The EFF calls to expropriate the white-owned land and nationalise the mines, banks and other large enterprises—calls that clearly resonate with workers and the poor. But a few months before the elections, Malema and other EFF leaders met with representatives of American, British and South African investors in Alexandra township to specifically reassure them about these demands. As Malema explained after the meeting: “Our elections manifesto came up and we told them that we are not talking about wholesale takeover but 60% of ownership more or less. We are uncompromising on state ownership and participation. The percentages we are prepared to discuss when we reach the appropriate point” (bdlive.co.za, 4 March). This would simply mean that the bourgeois state becomes a partner in directly exploiting the workers.
The EFF’s perspective is to emulate capitalist regimes like those in Singapore, South Korea, and Taiwan, where they see “state-aided industrialisation,” supported by tariffs and other measures to protect national industry, as key parts of developing a national bourgeoisie with some degree of independence from imperialism. Whether or not there is any chance of replicating such capitalist economic policies in South Africa, it is a fundamentally anti-working-class agenda. To take just one of these “models,” the capitalist regime in South Korea is known for regularly and viciously attacking the trade unions and leftists. This is the domestic counterpart to its counterrevolutionary alliance with U.S. imperialism against the North Korean deformed workers state. As for “nationalisation” and “state-aided industrialisation,” in December 2013 the Seoul regime pulled out all the stops to smash the longest rail strike in the country’s history, which 8,700 workers had launched to stop a move towards privatisation of the state-owned company KORAIL (see “Defend South Korean Rail Union!” WV No. 1037, 10 January).
Counterposed to bourgeois “nationalisation” schemes, we fight for a black-centred workers government that will expropriate the mines, banks and industry without compensation. Seizing the mine shafts, machinery and mountains of finance capital that the mining bosses have heaped up through more than a century of superexploitation of mainly black labour will be a necessary step in liberation from neo-apartheid capitalist oppression. The fact that most of this capital—not to mention the owners of the biggest mining companies—is now in London, New York and other banking centres, underscores the need to link this struggle to the fight for workers power in the imperialist countries. The populist nationalism pushed by the EFF is an obstacle to this revolutionary internationalist perspective.

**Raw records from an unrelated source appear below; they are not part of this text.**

template <int LEAF, bool DEV, bool HIST>
__global__ void __launch_bounds__(kBulkThreads, kBulkCtasPerSm) fq_cl_kernel(const __grid_constant__ FusedArgs A) {
  extern __shared__ __align__(128) unsigned char fq_dyn[];
  unsigned char* stages = fq_dyn;
  unsigned char* cbuf = fq_dyn + kStages * kStageBytes;
  float* tab_mean = reinterpret_cast<float*>(cbuf + kClStagingBytes);
  unsigned* hist = reinterpret_cast<unsigned*>(stages + (kStages - 1) * kStageBytes);
  __shared__ BulkRing ring;
  __shared__ LeaderSmem lsm;
  __shared__ alignas(8) unsigned long long solver_done;
  const FlatGeo& g = A.flat;
  const unsigned C = g.channels, cv = g.cv;
  const unsigned launch = ld_ws(&A.sync->launch_count);
  const unsigned bank = launch & 1u;
  const unsigned tag = launch + 1u;
  const bool alloc = (LEAF == FQB200_LEAF_MIDTREAD) || (A.bit_alloc && A.num_bits <= 4);
  const bool aux_needs_b = alloc && LEAF != FQB200_LEAF_MIDTREAD && A.prior == FQB200_PRIOR_B;
  const bool solver_in_s2 = alloc && !aux_needs_b && DEV && gridDim.x > 1u;
  __shared__ alignas(8) unsigned long long phase_go[2];
  if (threadIdx.x == 0) {
    mbar_init(smem_u32(&solver_done), 1u);
    mbar_init(smem_u32(&phase_go[0]), 1u);
    mbar_init(smem_u32(&phase_go[1]), 1u);
  }
  const unsigned nstages = HIST ? kStages - 1u : kStages;
  ring_init(ring, nstages);

  if (threadIdx.x >= kConsumers) {
    if (threadIdx.x == kConsumers) {
      RingPos pos;
      pos.init(nstages);
      const float4* src = reinterpret_cast<const float4*>(A.in);
      const TicketPlan all = {2u, blockIdx.x, gridDim.x, 2u * gridDim.x};
      const TicketPlan no0 = {blockIdx.x == 0 ? 0u : 2u, blockIdx.x - 1u, gridDim.x - 1u, 2u * (gridDim.x - 1u)};
      produce_phase<false>(g, src, &A.sync->unit_counter[0], all, ring, stages, pos);
      if (DEV) {
        mbar_wait(smem_u32(&phase_go[0]), 0u);
        if (solver_in_s2 && blockIdx.x == 0) mbar_wait(smem_u32(&solver_done), 0u);
        produce_phase<true>(g, src, &A.sync->unit_counter[1], solver_in_s2 ? no0 : all, ring, stages, pos);
      }
      if (!A.stats_only) {
        mbar_wait(smem_u32(&phase_go[1]), 0u);
        if (A.pool.tiles && A.pool.kind == 3u)
          produce_pool3_phase(g, A.pool, src, &A.sync->unit_counter[2], all, ring, stages, pos);
        else if (A.pool.tiles)
          produce_pool_phase(g, A.pool, src, &A.sync->unit_counter[2], all, ring, stages, pos);
        else if (A.residual)
          produce_phase<!DEV, true>(half_geo(g), src, &A.sync->unit_counter[2], all, ring, stages, pos,
                                    reinterpret_cast<const float4*>(A.residual));
        else
          produce_phase<!DEV>(g, src, &A.sync->unit_counter[2], all, ring, stages, pos);
      }
    }
    return;
  }

  const unsigned t = threadIdx.x;
  const bool active = t < g.stride;
  const bool direct = cv == g.stride;
  const unsigned col = active ? t % cv : 0u;
  const unsigned c0 = 4u * col;
  const double n = A.n_per_group;
  const ClView acc = cl_view(A, bank);
  const unsigned rep = A.nhwc_rep;
  const unsigned rep_base = (blockIdx.x % rep) * C;
  unsigned epoch = 0;
  if (blockIdx.x == 0) stamp(A, 0);

  if (blockIdx.x == gridDim.x - 1u) {
    const ClView other = cl_view(A, bank ^ 1u);
    uint4* zu = reinterpret_cast<uint4*>(other.amin_inv);
    uint4* zd = reinterpret_cast<uint4*>(other.asum);
    const uint4 z = make_uint4(0u, 0u, 0u, 0u);
    for (unsigned i = t; i < kAccU / 4u; i += kConsumers) zu[i] = z;
    for (unsigned i = t; i < kAccD / 2u; i += kConsumers) zd[i] = z;
  }

  ClCtx cx;
  cx.g = &g;
  cx.ring = &ring;
  cx.stages = stages;
  cx.cbuf = cbuf;
  cx.pos.init(nstages);
  cx.acc = acc;
  cx.rep_base = rep_base;
  cx.c0 = c0;
  cx.active = active;
  float kshift[4];
  cl_phase_s1(A, cx, kshift);
  if (t == 0) mbar_arrive(smem_u32(&phase_go[DEV ? 0 : 1]));
  if (blockIdx.x == 0) stamp(A, 1);
  grid_barrier_cl(A.sync, epoch);
  if (blockIdx.x == 0) stamp(A, 4);

  float mean[4];
  if (direct) {
#pragma unroll
    for (int i = 0; i < 4; ++i)
      mean[i] = static_cast<float>(cl_mean(acc, rep, C, c0 + i, kshift[i], (A.bias && active) ? __ldg(A.bias + c0 + i) : 0.f, n));
  } else {
    for (unsigned c = t; c < C; c += kConsumers)
      tab_mean[c] = static_cast<float>(cl_mean(acc, rep, C, c, ld_tensor(A.in + c), A.bias ? __ldg(A.bias + c) : 0.f, n));
    consumer_sync();
#pragma unroll
    for (int i = 0; i < 4; ++i) mean[i] = tab_mean[c0 + i];
  }

  if (alloc && !aux_needs_b && blockIdx.x == 0) {
    cl_solve_aux(A, acc, lsm, tag, false, !solver_in_s2);
    stamp(A, 12);
    if (t == 0) mbar_arrive(smem_u32(&solver_done));
  }

  if constexpr (DEV) {
    cl_phase_s2(A, cx, mean);
    if (t == 0) mbar_arrive(smem_u32(&phase_go[1]));
    if (blockIdx.x == 0) stamp(A, 5);
    grid_barrier_cl(A.sync, epoch);
    if (blockIdx.x == 0) stamp(A, 8);
    if (aux_needs_b && blockIdx.x == 0) cl_solve_aux(A, acc, lsm, tag, true, true);
  }
  if (alloc && !solver_in_s2) {
    if (t == 0)
      while (ld_acquire_u32(&A.sync->aux_ready) != tag) __nanosleep(40);
    consumer_sync();
  }

  LeafParam lp[4];
  const bool do_export = A.out_stats != nullptr && blockIdx.x == 0;
  if (direct) {
#pragma unroll
    for (int i = 0; i < 4; ++i) lp[i] = cl_channel_param<LEAF, DEV>(A, acc, rep, C, c0 + i, mean[i], n, alloc, do_export && active);
  } else {
    LeafParam* tab_lp = reinterpret_cast<LeafParam*>(cbuf);
    consumer_sync();
    for (unsigned c = t; c < C; c += kConsumers) tab_lp[c] = cl_channel_param<LEAF, DEV>(A, acc, rep, C, c, tab_mean[c], n, alloc, do_export);
    consumer_sync();
#pragma unroll
    for (int i = 0; i < 4; ++i) lp[i] = tab_lp[c0 + i];
  }
  if (blockIdx.x == 0) stamp(A, 7);

  if (!A.stats_only) {
    cl_phase_apply<LEAF, HIST>(A, cx, lp, hist);
    if (blockIdx.x == 0) stamp(A, 9);
  }
  grid_exit_cl(A.sync);
}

Grumbles of Discontent from the Bourgeoisie
The ANC and Tripartite Alliance tops have performed invaluable services for the Randlords and their imperialist big brothers by achieving some relative stability for South African capitalism in the 1990s, ramming through the dictates of the International Monetary Fund (IMF) and World Bank, and many other things. But although the ANC continues to enjoy the backing of the key sections of the bourgeoisie (and most likely a large majority of the capitalists’ political donations, which are kept secret), the racist rulers still find plenty to complain about.

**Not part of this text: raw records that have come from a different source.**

__global__ __launch_bounds__(256) void gemm_tiled_kernel(const double *__restrict__ X, uint32_t ldx, uint32_t n,
                                                         const double *__restrict__ W, uint32_t ldw, uint32_t m, uint64_t rows,
                                                         double alpha, double beta, const double *Cin, uint32_t ldc,
                                                         double *Out, uint32_t ldo, const int *__restrict__ skip) {
    if (skip && *skip) return;
    __shared__ double As[DK * DLD];
    __shared__ double Bs[DK * DLD];
    const uint32_t tid = threadIdx.x, lane = tid & 63u, w = tid >> 6;
    const uint32_t li = lane & 15u, lk = lane >> 4, wi = w >> 1, wj = w & 1u;
    const uint64_t r0 = (uint64_t)blockIdx.x * DT;
    const uint32_t j0 = blockIdx.y * DT;
    d4 acc[4][4];
#pragma unroll
    for (int a = 0; a < 4; a++)
#pragma unroll
        for (int b = 0; b < 4; b++) acc[a][b] = (d4){0, 0, 0, 0};
    const uint32_t ai = tid >> 3, ak = (tid & 7u) * 2u;
    const uint32_t bk = tid >> 4, bc = (tid & 15u) * 8u;
    d2 av[4], bv[4];
    auto load_block = [&](uint32_t k0) {
        const uint32_t kb = k0 + bk;
        const double *wr = W + (size_t)kb * ldw + j0 + bc;
        const uint32_t kk = k0 + ak;
#pragma unroll
        for (int h = 0; h < 4; h++) {
            const uint64_t arow = r0 + ai + 32u * h;
            av[h] = (d2){0.0, 0.0};
            if (arow < rows) {
                const double *xr = X + arow * ldx + kk;
                if (kk + 1 < n)
                    av[h] = *reinterpret_cast<const d2 *>(xr);
                else if (kk < n)
                    av[h].x = xr[0];
            }
            const uint32_t c = bc + 2u * h;
            bv[h] = (d2){0.0, 0.0};
            if (kb < n) {
                if (j0 + c + 1 < m)
                    bv[h].x = wr[2 * h], bv[h].y = wr[2 * h + 1];
                else if (j0 + c < m)
                    bv[h].x = wr[2 * h];
            }
        }
    };
    auto store_block = [&]() {
#pragma unroll
        for (int h = 0; h < 4; h++) {
            As[ak * DLD + ai + 32u * h] = av[h].x;
            As[(ak + 1u) * DLD + ai + 32u * h] = av[h].y;
            *reinterpret_cast<d2 *>(&Bs[bk * DLD + bc + 2u * h]) = bv[h];
        }
    };
    if (n > 0) {
        load_block(0);
        store_block();
    }
    __syncthreads();
    for (uint32_t k0 = 0; k0 < n; k0 += DK) {
        const bool more = k0 + DK < n;
        if (more) load_block(k0 + DK);
        tile_mma(As, Bs, wi, wj, li, lk, acc);
        __syncthreads();
        if (more) store_block();
        __syncthreads();
    }
#pragma unroll
    for (int mi = 0; mi < 4; mi++)
#pragma unroll
        for (int reg = 0; reg < 4; reg++) {
            const uint64_t row = r0 + wi * 64 + mi * 16 + lk + 4 * reg;
            if (row >= rows) continue;
#pragma unroll
            for (int nj = 0; nj < 4; nj++) {
                const uint32_t col = j0 + wj * 64 + nj * 16 + li;
                if (col >= m) continue;
                double r = alpha * acc[mi][nj][reg];
                if (beta != 0.0) r = fma(beta, Cin[row * ldc + col], r);
                Out[row * ldo + col] = r;
            }
        }
}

A pre-election editorial by The Economist is representative of these complaints. While acknowledging all the ANC has done for the white rulers—especially the “miraculously smooth” transition from apartheid to neo-apartheid—this mouthpiece of imperialist finance capital complains that not enough has been done to push through “tricky reforms” (code for attacks on labour, such as making it easier for bosses to hire and fire workers, cracking down harder on strikes, etc.) and that pervasive corruption is undermining the government’s legitimacy and cutting into capitalist profits. Since they know that their ideal ruling party, the DA, is not a realistic alternative until it can make some inroads with black voters, their hope in conclusion is that the ANC “reinvents itself or splits” (“Time to Ditch Mandela’s Party,” The Economist, 3 May).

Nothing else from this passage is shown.